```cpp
int iunet_net_forward(iunet_net* n, const void* x, int in_dtype, const long long* in_strides, int N, int D, int H, int W, void* workspace,
                      void* logits, void* probs, void* cls, const long long* out_strides, float divisor, int accumulate, void* stream) {
  IUNET_REQUIRE(n && x && in_strides && workspace, "net_forward: null pointer");
  IUNET_REQUIRE(n->packed != nullptr, "net_forward: iunet_net_load has not been called");
  IUNET_REQUIRE(iunet_net_workspace_bytes(n, N, D, H, W) > 0, "net_forward: spatial size %d x %d x %d must be divisible by %d (D == 1 in 2-D)",
                D, H, W, 1 << (n->levels - 1));
  IUNET_REQUIRE((logits == nullptr && probs == nullptr) || out_strides != nullptr, "net_forward: logits / probs need out_strides");
  const WsLayout L = ws_layout(n, N, D, H, W);
  unsigned char* WS = (unsigned char*)workspace;
  unsigned char* K = n->packed;
  const int lv = n->levels, dim = n->dim, mode = n->mode;
  if (n->nested) return nested_forward(n, L, x, in_dtype, in_strides, N, D, H, W, WS, logits, probs, cls, out_strides, divisor, accumulate, stream);
  if (mode == 3) {
    const float A = n->act_scale;
    void* sat = WS;
    auto dims3 = [&](int l, int& d, int& h, int& w) { d = dim == 3 ? D >> l : 1; h = H >> l; w = W >> l; };
    auto vox3 = [&](int l) { return (long long)(dim == 3 ? D >> l : 1) * (H >> l) * (W >> l); };
    auto convm = [&](const ConvOp& op, long long xo, long long x_ss, long long x8o, long long x8_ss, long long yo, long long y_ss, int y_lo,
                     long long y8o, long long y8_ss, int l) -> int {
      int d, h, w;
      dims3(l, d, h, w);
      const float* aux = (const float*)(K + op.aux);
      return iunet_x2m_conv_fwd(dim, WS + xo, x_ss, WS + x8o, x8_ss, WS + yo, y_ss, y_lo, y8o >= 0 ? WS + y8o : nullptr, y8_ss, K + op.pk[1], K + op.pk[0],
                                aux, aux + op.co, N, d, h, w, op.ci, op.co, 2, sat, stream);
    };
    int rc = 0;
    for (int l = 0; l < lv; ++l) {
      int d, h, w;
      dims3(l, d, h, w);
      const long long v = vox3(l);
      const int c = n->ch[l];
      const ConvOp& c1 = n->conv[2 * stage_index(n, false, l)];
      const ConvOp& c2 = n->conv[2 * stage_index(n, false, l) + 1];
      if (l == 0 && lv > 1 && iunet_x2m_first_stage_fusable(dim, n->cin, c, N, h, w)) {
        const float* aux1 = (const float*)(K + c1.aux);
        const float* aux2 = (const float*)(K + c2.aux);
        const bool pooled = iunet_x2m_pool_fusable(dim, c) != 0;
        rc = iunet_x2m_first_stage_fwd(x, in_dtype, in_strides, K + c1.pk[1], aux1, aux1 + c, A, WS + L.cat[0], 2ll * c * v, -1, WS + L.catm[0], 2ll * c * v,
                                       pooled ? WS + L.pin[1] : nullptr, (long long)c * vox3(1), pooled ? WS + L.pinm[1] : nullptr, (long long)c * vox3(1),
                                       K + c2.pk[1], K + c2.pk[0], aux2, aux2 + c2.co, N, h, w, sat, stream);
        if (rc) return rc;
        if (!pooled) {
          int dn, hn, wn;
          dims3(1, dn, hn, wn);
          rc = iunet_x2m_maxpool_fwd(dim, WS + L.cat[0], 2ll * c * v, WS + L.catm[0], 2ll * c * v, WS + L.pin[1], (long long)c * vox3(1), WS + L.pinm[1],
                                     (long long)c * vox3(1), c, N, dn, hn, wn, stream);
          if (rc) return rc;
        }
        continue;
      }
      if (l == 0) {
        const float* aux = (const float*)(K + c1.aux);
        rc = iunet_x2m_first_conv_fwd(dim, x, in_dtype, in_strides, WS + L.a[0], (long long)c * v, -1, WS + L.am[0], (long long)c * v, K + c1.pk[1], aux,
                                      aux + c, A, N, d, h, w, n->cin, c, 1, sat, stream);
      } else {
        const int cp = n->ch[l - 1];
        rc = convm(c1, L.pin[l], (long long)cp * v, L.pinm[l], (long long)cp * v, L.a[l], (long long)c * v, -1, L.am[l], (long long)c * v, l);
      }
      if (rc) return rc;
      if (l < lv - 1) {
        if (iunet_x2m_pool_fusable(dim, c)) {
          const float* aux = (const float*)(K + c2.aux);
          rc = iunet_x2m_conv_pool_fwd(dim, WS + L.a[l], (long long)c * v, WS + L.am[l], (long long)c * v, WS + L.cat[l], 2ll * c * v, -1, WS + L.catm[l],
                                       2ll * c * v, WS + L.pin[l + 1], (long long)c * vox3(l + 1), WS + L.pinm[l + 1], (long long)c * vox3(l + 1),
                                       K + c2.pk[1], K + c2.pk[0], aux, aux + c2.co, N, d, h, w, c2.ci, c2.co, 2, sat, stream);
        } else {
          rc = convm(c2, L.a[l], (long long)c * v, L.am[l], (long long)c * v, L.cat[l], 2ll * c * v, -1, L.catm[l], 2ll * c * v, l);
          if (rc) return rc;
          int dn, hn, wn;
          dims3(l + 1, dn, hn, wn);
          rc = iunet_x2m_maxpool_fwd(dim, WS + L.cat[l], 2ll * c * v, WS + L.catm[l], 2ll * c * v, WS + L.pin[l + 1], (long long)c * vox3(l + 1),
                                     WS + L.pinm[l + 1], (long long)c * vox3(l + 1), c, N, dn, hn, wn, stream);
        }
      } else {
        rc = convm(c2, L.a[l], (long long)c * v, L.am[l], (long long)c * v, L.b[l], 2ll * c * v, c / 8, -1, 0, l);
      }
      if (rc) return rc;
    }
    for (int l = lv - 2; l >= 0; --l) {
      int di, hi, wi;
      dims3(l + 1, di, hi, wi);
      const long long v = vox3(l), vi = vox3(l + 1);
      const int c = n->ch[l], cn = n->ch[l + 1];
      const UpOp& u = n->up[lv - 2 - l];
      const float* aux = (const float*)(K + u.aux);
      rc = iunet_x2m_convT_fwd(dim, WS + L.b[l + 1], 2ll * cn * vi, cn / 8, WS + L.cat[l] + (long long)(c / 8) * v * 16, 2ll * c * v, -1,
                               WS + L.catm[l] + (long long)(c / 16) * v * 16, 2ll * c * v, K + u.pk, aux, aux + c, N, di, hi, wi, cn, c, sat, stream);
      if (rc) return rc;
      const ConvOp& c1 = n->conv[2 * stage_index(n, true, l)];
      const ConvOp& c2 = n->conv[2 * stage_index(n, true, l) + 1];
      rc = convm(c1, L.cat[l], 2ll * c * v, L.catm[l], 2ll * c * v, L.a[l], (long long)c * v, -1, L.am[l], (long long)c * v, l);
      if (rc) return rc;
      if (l == 0 && (logits || probs || cls) && iunet_x2m_head_fusable(n->ncls, c)) {
        const long long dflt0[5] = {n->ncls * v, v, (long long)H * W, W, 1};
        const float* aux2 = (const float*)(K + c2.aux);
        return iunet_x2m_conv_head_fwd(dim, WS + L.a[0], (long long)c * v, WS + L.am[0], (long long)c * v, K + c2.pk[1], K + c2.pk[0], aux2, aux2 + c,
                                       n->flat + n->head_w, n->flat + n->head_b, A, n->ncls, logits, probs, cls, out_strides ? out_strides : dflt0,
                                       divisor, accumulate, N, dim == 3 ? D : 1, H, W, c, sat, stream);
      }
      rc = convm(c2, L.a[l], (long long)c * v, L.am[l], (long long)c * v, L.b[l], 2ll * c * v, c / 8, -1, 0, l);
      if (rc) return rc;
    }
    if (!logits && !probs && !cls) return IUNET_OK;
    const long long v0 = vox3(0);
    const long long dflt[5] = {n->ncls * v0, v0, (long long)H * W, W, 1};
    const int c0 = n->ch[0];
    return iunet_x2_head_fwd(WS + L.b[0], 2ll * c0 * v0, c0 / 8, c0, n->flat + n->head_w, n->flat + n->head_b, A, n->ncls, logits, probs, cls,
                             out_strides ? out_strides : dflt, divisor, accumulate, N, D, H, W, stream);
  }
  const bool x2 = mode == 2;
  const int mul = x2 ? 2 : 1;
  auto dims = [&](int l, int& d, int& h, int& w) { d = dim == 3 ? D >> l : 1; h = H >> l; w = W >> l; };
  auto vox = [&](int l) { int d, h, w; dims(l, d, h, w); return (long long)d * h * w; };
  auto plane = [&](long long base_off, int planes, int l) { return (void*)(WS + base_off + (long long)planes * vox(l) * 16); };
  int rc = 0;
  auto conv = [&](const ConvOp& op, const void* xp, long long x_ss, int x_lo, void* yp, long long y_ss, int y_lo, int l) -> int {
    int d, h, w;
    dims(l, d, h, w);
    const float* aux = (const float*)(K + op.aux);
    if (x2 && n->norm == 1) {
      const long long v = (long long)d * h * w;
      int r = iunet_x2_conv3_fwd_flag(dim, xp, x_ss, x_lo, WS + L.raw, 2ll * op.co * v, op.co / 8, K + op.pk[1], aux, aux + op.co, N, d, h, w, op.ci, op.co, 0, WS, stream);
      if (r) return r;
      return iunet_x2_gn_relu_fwd(WS + L.raw, 2ll * op.co * v, op.co / 8, yp, y_ss, y_lo, n->flat + op.bn, n->flat + op.bn + op.co, n->groups, 1e-5f,
                                  n->act_scale, WS + L.gnslab, WS + L.gnsc, WS + L.gnsh, op.co, N, v, WS, stream);
    }
    if (x2) return iunet_x2_conv3_fwd_flag(dim, xp, x_ss, x_lo, yp, y_ss, y_lo, K + op.pk[1], aux, aux + op.co, N, d, h, w, op.ci, op.co, 2, WS, stream);
    int lay = 1;
    if (op.pk[3] >= 0 && iunet_conv3_compact_ok(dim, N, d, h, w, op.ci, op.co, 0, 0)) lay = 3;
    else {
      lay = iunet_conv3_pick_layout(dim, N, d, h, w, op.ci, op.co);
      if (lay == 0 && op.pk[0] < 0) lay = 1;
    }
    return iunet_conv3_fwd(mode, dim, xp, x_ss, yp, y_ss, K + op.pk[lay == 2 ? 1 : lay], aux + op.co, nullptr, N, d, h, w, op.ci, op.co, 2, lay, stream);
  };
  for (int l = 0; l < lv; ++l) {
    int d, h, w;
    dims(l, d, h, w);
    const long long v = vox(l);
    const int c = n->ch[l], c8 = c / 8;
    const ConvOp& c1 = n->conv[2 * stage_index(n, false, l)];
    const ConvOp& c2 = n->conv[2 * stage_index(n, false, l) + 1];
    if (l == 0) {
      const float* aux = (const float*)(K + c1.aux);
      const bool gn = n->norm == 1;
      rc = x2 ? iunet_x2m_first_conv_fwd(dim, x, in_dtype, in_strides, WS + (gn ? L.raw : L.a[0]), 2ll * c * v, c8, nullptr, 0, K + c1.pk[1], aux, aux + c, n->act_scale,
                                         N, d, h, w, n->cin, c, gn ? 0 : 1, WS, stream)
              : iunet_first_conv_fwd(mode, dim, x, in_dtype, in_strides, WS + L.a[0], (long long)c * v, K + c1.pk[1], aux + c, nullptr,
                                     N, d, h, w, n->cin, c, 1, stream);
      if (!rc && x2 && gn)
        rc = iunet_x2_gn_relu_fwd(WS + L.raw, 2ll * c * v, c8, WS + L.a[0], 2ll * c * v, c8, n->flat + c1.bn, n->flat + c1.bn + c, n->groups, 1e-5f, n->act_scale,
// ... 80 lines not shown
```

WORK INSTRUCTION: In the data above, which lines have "true"? Report each of them.

FINISHED TASK:
      const ConvOp& c1 = n->conv[2 * stage_index(n, true, l)];
      const ConvOp& c2 = n->conv[2 * stage_index(n, true, l) + 1];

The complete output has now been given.